Although she didn't phrase it as a question, she watched Theseus carefully through her eyelashes, her head tilted down towards her lap, in hopes of an answer.

"Isn't it obvious?" he said.

"Would I be asking if it was?"

He considered that. "No, I suppose not. I'm just surprised, since your teachers at Hogwarts all claimed you were quite bright, when you put in the effort, which they also said verged on never."

Her jaw dropped. Was he calling her stupid? To her face?

He continued the thought, oblivious her indignation just a few feet away. "I don't suppose it will do all that much harm to tell you... and if my superiors take issue, what's the worst they could do? Fire me? I wish they would. I'd love the vacation." He glanced to the door, where Lae had no doubt others were listening in. "At the moment, you haven't actually done a whole lot worse than evade arrest for consorting with a known criminal — nothing we can prove, anyway — a charge made all the more tricky, given that you've yet to reach the age of majority. We can potentially detain you for withholding information, and a slew of other minor misdeeds, but for now, consider yourself in protective custody."

Was that so?

"In that case, consider me out of protective custody, because I very much don't want to be here."

Theseus laughed at the obviousness of the attempt. "Nice try. Minor's without established guardians are awarded to the Ministry to deal with. You'll find you don't have very many rights. All decisions pertaining to you will be made by an appointed guardian."

She only just started ruminating on how incredibly skeevy that sounded, when she remembered, "How do you know I'm not seventeen yet? I'm almost entirely through my sixth year. Plenty of us are legal adults now."

Tom was.

"You very well might be," he admitted easily with a shrug, "but you'll have to prove it."

Lae couldn't, and suddenly knew that was exactly what they were hedging all their bets on. Up to this point, proof of her identity had been more a liability than anything. When her mother abandoned her, she left nothing behind, and any records of her birth were probably long destroyed by the war, if there had even been one to begin with.

She grit her teeth, "This isn't fair."

"It isn't, isn't it?" He had the gall to appear sympathetic, and maybe he was, but not enough. "Do you know what else isn't fair? Having to tell the family's of Aurors who die in combat against your uncle that their loved one didn't make it home from that fight. It's not fair to those who find conflict on their doorstep. It's not fair to the muggles who find themselves amidst a wizarding war they have no chance of understanding."

"That's a good point." Lae glared him down. "It would almost be fairer if the whole world knew of our existence, rather than hiding about in the dark like mice, wouldn't it? For hundreds of years, we've treated them like children, not trusted enough with their own well-being to know the truth. We made that decision for them, yet we could help! How many of them die each year from disease our healers cure in seconds? How many of them unknowingly encounter magical problems, not knowing what it was, and pay the price? We could do so much, but we do nothing to preserve the statute of secrecy."

Her disgust was palpable.

"Do you see them?" he asked. "Do you see how they fight each other, murdering by the millions, for petty discrepancies in religion or race? How do you imagine they'll react when they know what real power is?" From inside his robes, not his pocket, as Lae initially presumed, Theseus drew his wand, holding it out to demonstrate what he took real power to be. "They'll turn their guns off each other and onto us in a heartbeat. Our children will be hunted before they ever get the chance to learn how to defend themselves."
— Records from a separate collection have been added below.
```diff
@@ -338,8 +350,19 @@
         const uint32_t x = tid + u * nt;
         zr[u] = znr[u] = 0;
         if (x < sn) {
-            zr[u] = a.szr[cs + x];
-            znr[u] = a.sznr[cs + x];
+            if (a.narrow) {
+                zr[u] = a.sz[cs + x];
+            } else {
+                zr[u] = a.szr[cs + x];
+                znr[u] = a.sznr[cs + x];
+            }
+        }
+    }
+    if (a.narrow) {
+#pragma unroll
+        for (uint32_t u = 0; u < kPerT; u++) {
+            znr[u] = zr[u] & 0xFFFF;
+            zr[u] >>= 16;
         }
     }
 #pragma unroll
@@ -409,8 +432,18 @@
                 while (e > lo && size_of(e) > bs) e--;
             }
             j = cs + e;
-            if (e == lo) bytes = 2ull + a.szr[b] + 2;
-            else bytes = size_of(e);
+            if (e == lo) {
+                uint32_t sr;
+                if (a.narrow) {
+                    sr = a.sz[b] >> 16;
+                    if (sr == clampv) sr = walk_size_v2(a, b, true);
+                } else {
+                    sr = a.szr[b];
+                }
+                bytes = 2ull + sr + 2;
+            } else {
+                bytes = size_of(e);
+            }
             if (e == sn && se < a.n) {
                 uint64_t acc = bytes;
                 uint32_t p = e - x, ph = p % ri;
@@ -460,8 +493,15 @@
             bytes = acc;
         }
         const uint32_t bb = (uint32_t)(bytes + 4);
-        a.next[b] = (uint32_t)j;
-        a.bbytes[b] = bb;
+        if (a.narrow) {
+            const uint32_t w = pack_chain(j - b, bb);
+            a.chain[b] = w;
+            if ((w & 0xFFFF) == kHalfEsc) a.next[b] = (uint32_t)j;
+            if ((w >> 16) == kHalfEsc) a.bbytes[b] = bb;
+        } else {
+            a.next[b] = (uint32_t)j;
+            a.bbytes[b] = bb;
+        }
         s_bb[x] = bb;
         const uint64_t rel = j - cs;
         s_nx[x] = (uint16_t)(rel < 0xFFFF ? rel : 0xFFFF);
@@ -659,9 +699,15 @@
         a.anchor_blk[k] = (uint32_t)blk;
         a.anchor_byte[k] = by;
         while (e < ce) {
-            by += a.bbytes[e];
+            if (a.narrow) {
+                const uint32_t w = a.chain[e];
+                by += chain_bytes_of(a, e, w);
+                e = chain_next_of(a, e, w);
+            } else {
+                by += a.bbytes[e];
+                e = a.next[e];
+            }
             blk++;
-            e = a.next[e];
         }
     }
 }
@@ -1118,11 +1164,26 @@
     {
         constexpr uint32_t kU = kChunk / kBlkThreads;
         uint32_t nx[kU], eb[kU];
-#pragma unroll
-        for (uint32_t u = 0; u < kU; u++) {
-            const uint32_t x = u * nt + tid;
-            nx[u] = x < cn ? a.next[cs + x] : 0;
-            eb[u] = x < cn ? a.bbytes[cs + x] : 0;
+        if (a.narrow) {
+#pragma unroll
+            for (uint32_t u = 0; u < kU; u++) {
+                const uint32_t x = u * nt + tid;
+                nx[u] = x < cn ? a.chain[cs + x] : 0;
+            }
+#pragma unroll
+            for (uint32_t u = 0; u < kU; u++) {
+                const uint32_t x = u * nt + tid;
+                const uint32_t w = nx[u];
+                nx[u] = x < cn ? (uint32_t)chain_next_of(a, cs + x, w) : 0;
+                eb[u] = x < cn ? chain_bytes_of(a, cs + x, w) : 0;
+            }
+        } else {
+#pragma unroll
+            for (uint32_t u = 0; u < kU; u++) {
+                const uint32_t x = u * nt + tid;
+                nx[u] = x < cn ? a.next[cs + x] : 0;
+                eb[u] = x < cn ? a.bbytes[cs + x] : 0;
+            }
         }
 #pragma unroll
         for (uint32_t u = 0; u < kU; u++) {
@@ -1153,7 +1214,7 @@
         const uint64_t off = carry + block_excl_scan_u64(bb, s_w, &tot);
         carry += tot;
         if (v) {
-            const uint64_t s = cs + xs, e = t + 1 < nb ? cs + s_bs[t + 1] : a.next[s];
+            const uint64_t s = cs + xs, e = t + 1 < nb ? cs + s_bs[t + 1] : chain_next(a, s);
             const uint32_t blk = blk0 + t;
             a.out_block_off[blk] = off;
             a.out_block_first[blk] = (uint32_t)s;
@@ -1977,7 +2038,7 @@
     for (uint32_t it = blockIdx.x; it < nslow; it += gridDim.x) {
         const uint32_t blk = a.slow_list[it];
         const uint64_t b = a.out_block_first[blk];
-        const uint64_t e = a.next[b];
+        const uint64_t e = chain_next(a, b);
         const uint64_t off = a.out_block_off[blk];
         const uint32_t ne = (uint32_t)(e - b);
         uint8_t *dst = a.out_data + off;
@@ -1998,7 +2059,7 @@
                 uint8_t m = a.ts_mask ? a.ts_mask[j] : 0;
                 uint32_t vlen = kd == SDB_KIND_TOMBSTONE ? 0 : (uint32_t)(a.val_off[j + 1] - a.val_off[j]);
                 uint32_t shared;
-                if (V == 2) shared = (i % ri == 0) ? 0 : a.lcp[j];
+                if (V == 2) shared = (i % ri == 0) ? 0 : lcp_at(a, j);
                 else shared = (i == 0) ? 0 : lcp_bytes(a.key_bytes + fko, fkl, a.key_bytes + ko, klen);
                 r.shared = shared;
                 r.suf = klen - shared;
@@ -2065,7 +2126,7 @@
             if (b > 0 && !a.wal) {
                 uint64_t fl = a.key_off[b + 1] - a.key_off[b];
                 uint64_t pl = a.key_off[b] - a.key_off[b - 1];
-                uint32_t lc = a.lcp[b];
+                uint32_t lc = lcp_at(a, b);
                 ik = (lc == pl && pl == fl) ? (uint32_t)fl : lc + 1;
             }
             a.out_index_key_len[blk] = ik;
```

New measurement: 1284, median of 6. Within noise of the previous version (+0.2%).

Her blue and black eyes held unnerving depth when they fell upon Theseus. Paired with her hair, stripped of the enchantment hiding away the silver, she appeared the spitting image of her uncle.

With a lazy, confident smile, she drawled, "The muggles could never defeat us, despite their greater numbers. First, we announce ourselves to the world. Let them come, bearing scrap bits of metal we can transfigured into butterflies and snakes in their hands. We crush their resistance, until they can't even dream of fighting back. Then we rebuild a better world for both muggles and wizards alike. We need never hide again, and they reap the benefits of our magic."

At first, Theseus sat, startled into silence at her unexpected speech. "You take after Grindelwald far more than I expected," he murmured, examining her in an entirely new light. The crease in his brow bent at a troubled angle. "Your uncle breaks the Statute of Secrecy everyday, threatening out peace without a care for the consequences. That's why you are here, Lae, because you will be his consequence. He will fear what we may do, and he will come for you. When he does, our Auror's will be ready. We struggle, due to constantly encountering him on his terms. Here? We know what to expect. Here, we can trap him."

So that's what this was all about. She wished Theseus was right in his assumptions, not because she wanted her uncle to rescue her — the last thing she wanted was for him to fall into their traps, no matter how obvious. She just wanted their relationship to be how it used to, years ago. Unquestioned love and loyalty. Before she tossed it all out the window for a chance at freedom.

How pathetic, that all their scheming led to a dead end.

Not wanting to have to look him in the eye, Lae almost found herself missing the blindfold when she said, "You're overly optimistic, I'm afraid."

"Oh?" His chair creaked, indicating he leant forward. "I've been called a great many things over the years. 'Optimistic' very is rarely a personality trait attributed to me."

She swallowed hard. "My uncle won't come. That's where your plan is flawed."

"Our sources said the two of you were close. You really believe he'd abandon you here?"

The truth burned it's way up her throat, barely louder than a whisper. "I abandoned him first. I'm sure your sources told you that much."

Theseus didn't deny it. "They did. They also reported that he was desperate to find you again."

"Was that before or after last spring?" she asked dully. With his silence stretching to a telling extent, she managed a grim smile. "How comforting. Even the great many spies in the Ministry's employ somehow missed that my uncle found me almost a year ago. He tracked me down, imploring me to return to him, and I repaid his concern with betrayal. I stunned him and ran away."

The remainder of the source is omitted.